You are in a pitch black cave so dark you can't see your hand in front of your face. You stumble about, unable to find your bearings. Before the lights went out, you saw a cavern, a meandering walkway with rocks littering the path, leading to another cave. You listen for a voice, a laugh, a we're only kidding jest, but hear nothing. Where are you now? Are you alone? Or are there other people lost in the dark same as you.
You stand in place and wait. Should you turn around and seek the light? You remember a door, but you don't have any idea where it is anymore. You were shoved through a door into the cavern before the door shut, blocking out the light, sight, sound. What is on the other other side of the cavern? Where are you going? Do you know?
They said they were giving you a test to see, ha ha, your full potential. What did any of this have to do with being a team player or a lone wolf. What did any of this have to do with being management material? What were they expecting? For you to stand there silently and wait, or yell for help; stumble and fall, or march through the dark, like a stupid idiot, going in circles.
You hate tests. Always had. They never revealed the true you. Didn't test your real knowledge, just the fake, the regurgitated lessons of the past. Whether you made it through or not, you decided you were through; with her, with them, with the whole endeavor. It wasn't worth it.
Do you dare move into the dark? Stumble about in the dark, hands out stretched, eyes squinched tight against the heavy weight. You breath deep and take a step, your foot sliding an inch, then another, until you reach the zenith of your stride. You feel like Frankenstein, stiff legged, stiff armed, lurching forward in the dark. You continue to shuffle forward, feeling your way with your feet and your hands. Your whole body aware, seeking the path, seeking the way forward.

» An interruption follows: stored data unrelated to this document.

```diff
diff --git a/include/gnn_step.h b/include/gnn_step.h
--- a/include/gnn_step.h
+++ b/include/gnn_step.h
@@ -21,7 +21,12 @@
   GNN_SH_HEAD_W = 6, GNN_SH_HEAD_B = 7, GNN_SH_HEAD_GW = 8, GNN_SH_HEAD_GB = 9, GNN_SH_CLASSES = 10,
   GNN_SH_LABELS = 11, GNN_SH_LDL = 12, GNN_SH_HEAD_SEED = 13, GNN_SH_PDROP_BITS = 14, GNN_SH_TRAINING = 15,
   GNN_SH_LOSS = 16, GNN_SH_NHID = 17, GNN_SH_TIMING = 18, GNN_SH_GRAD_EVENTS = 19, GNN_SH_STAGE_EVENT = 20,
-  GNN_SH_STAGE_LAYER = 21, GNN_SH_PHASE = 22
+  GNN_SH_STAGE_LAYER = 21, GNN_SH_PHASE = 22, GNN_SH_NEXT = 23
+};
+#define GNN_STEP_NEXT_SLOTS 6
+enum {
+  GNN_SN_DESC = 0, GNN_SN_WORKSPACE = 1, GNN_SN_WORKSPACE_BYTES = 2, GNN_SN_READY = 3, GNN_SN_DONE = 4,
+  GNN_SN_STREAM = 5
 };
 enum {
   GNN_SL_ROWPTR = 0, GNN_SL_COL = 1, GNN_SL_VAL = 2, GNN_SL_M = 3, GNN_SL_K = 4, GNN_SL_NNZ = 5,
```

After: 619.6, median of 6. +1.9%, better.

You slide your feet forward again, a little faster this time, one after another. How far have you gone? How long has it been?
Silence descends and nothing reaches your ears except for the slide of your shoes. Nothing in the cave except you and the dark. The whoosh of your shoe as it swings in an arc, testing out the width of the trail. You swing your arms to no avail.
The split second of light at the beginning, a flash of the trail, not concrete, but gravel leading off into the distance remains in your mind's eye. You blink open your eyes and wait for them to adjust, imagining people in the dark; observing, listening, taking notes, grading your progress. Damn them.
Another foot forward, the rasp of your own breath, another inch. Are you getting closer? How far have you gone? Inch by inch, breath by breath, how much time has passed?
Your foot encounters something in the dark, in the path. You reach out and run your hands over the object. A chair? What would happen if you sat down? If you waited, if you rested? Would you fail? You grip the chair and fling it as hard as you can forward and listen to it clatter and slither along the trail, until it comes to a stop. Lost in the dark.
An hour passed, you think, before you encounter another obstacle in your path. The damn chair again, upright, and waiting for you to sit down and rest. How the Hell did they do that?
You huff out a laugh which echoes around you. You hoot like an owl and listen as echolocation tell you you're in the middle of a chamber, the sound circling around you. You throw the chair, harder this time, and are rewarded with a thump as it lands against a wall.
Tempted to rush forward, you restrain yourself. Whoosh, slide, step, whoosh slide, and step, again and again until you feel the brush of air flow past you. A bat? A bird? A fan? Or maybe a door opening.
You listen, hearing nothing, the oppressive dark unrelenting, your legs quivering from fatigue, and push forward until your hands hit a hard rock wall right in front of you. You lean forward and rest your head against the rocks, resting for just one moment. Is this the end or another chair, another barrier?
You run your hands over the wall searching for a doorknob, a latch, a hole, even a button to push. What feels like interminable minutes pass before you find an outline of a square.
You push it and wait and wait and wait and wait.
You swear and punch the damn wall, slide down to sit. For just a minute. You are so damned tire, but you need a minute to rest, to regroup. It's another obstacle, no more than that.
You climb to your feet and resume running your hands along the rocky wall. Five feet to the left and find large rocks blocking the way. Back to the middle, then five feet more to the right. You encounter a blank spot. You press forward through an opening, hands sliding against the wall, foot carving an arc, until you hit wood. A door. An actual door with a handle. You turn the knob and the door squeaks open to a sea of black.
Sighing, you power onward and find, another chair. This time you sit and wait, close your eyes, and listen.
A murmur of voices, laughter, music, comes from your right, in the distance. Are the jackasses having a party while they wait?
You open your eyes and see a tiny light far, far away. A figment of your imagination, or the real deal. An open door? An exit? The end?
You rise and trusting nothing else will block your past, you stride with confidence forward into the light.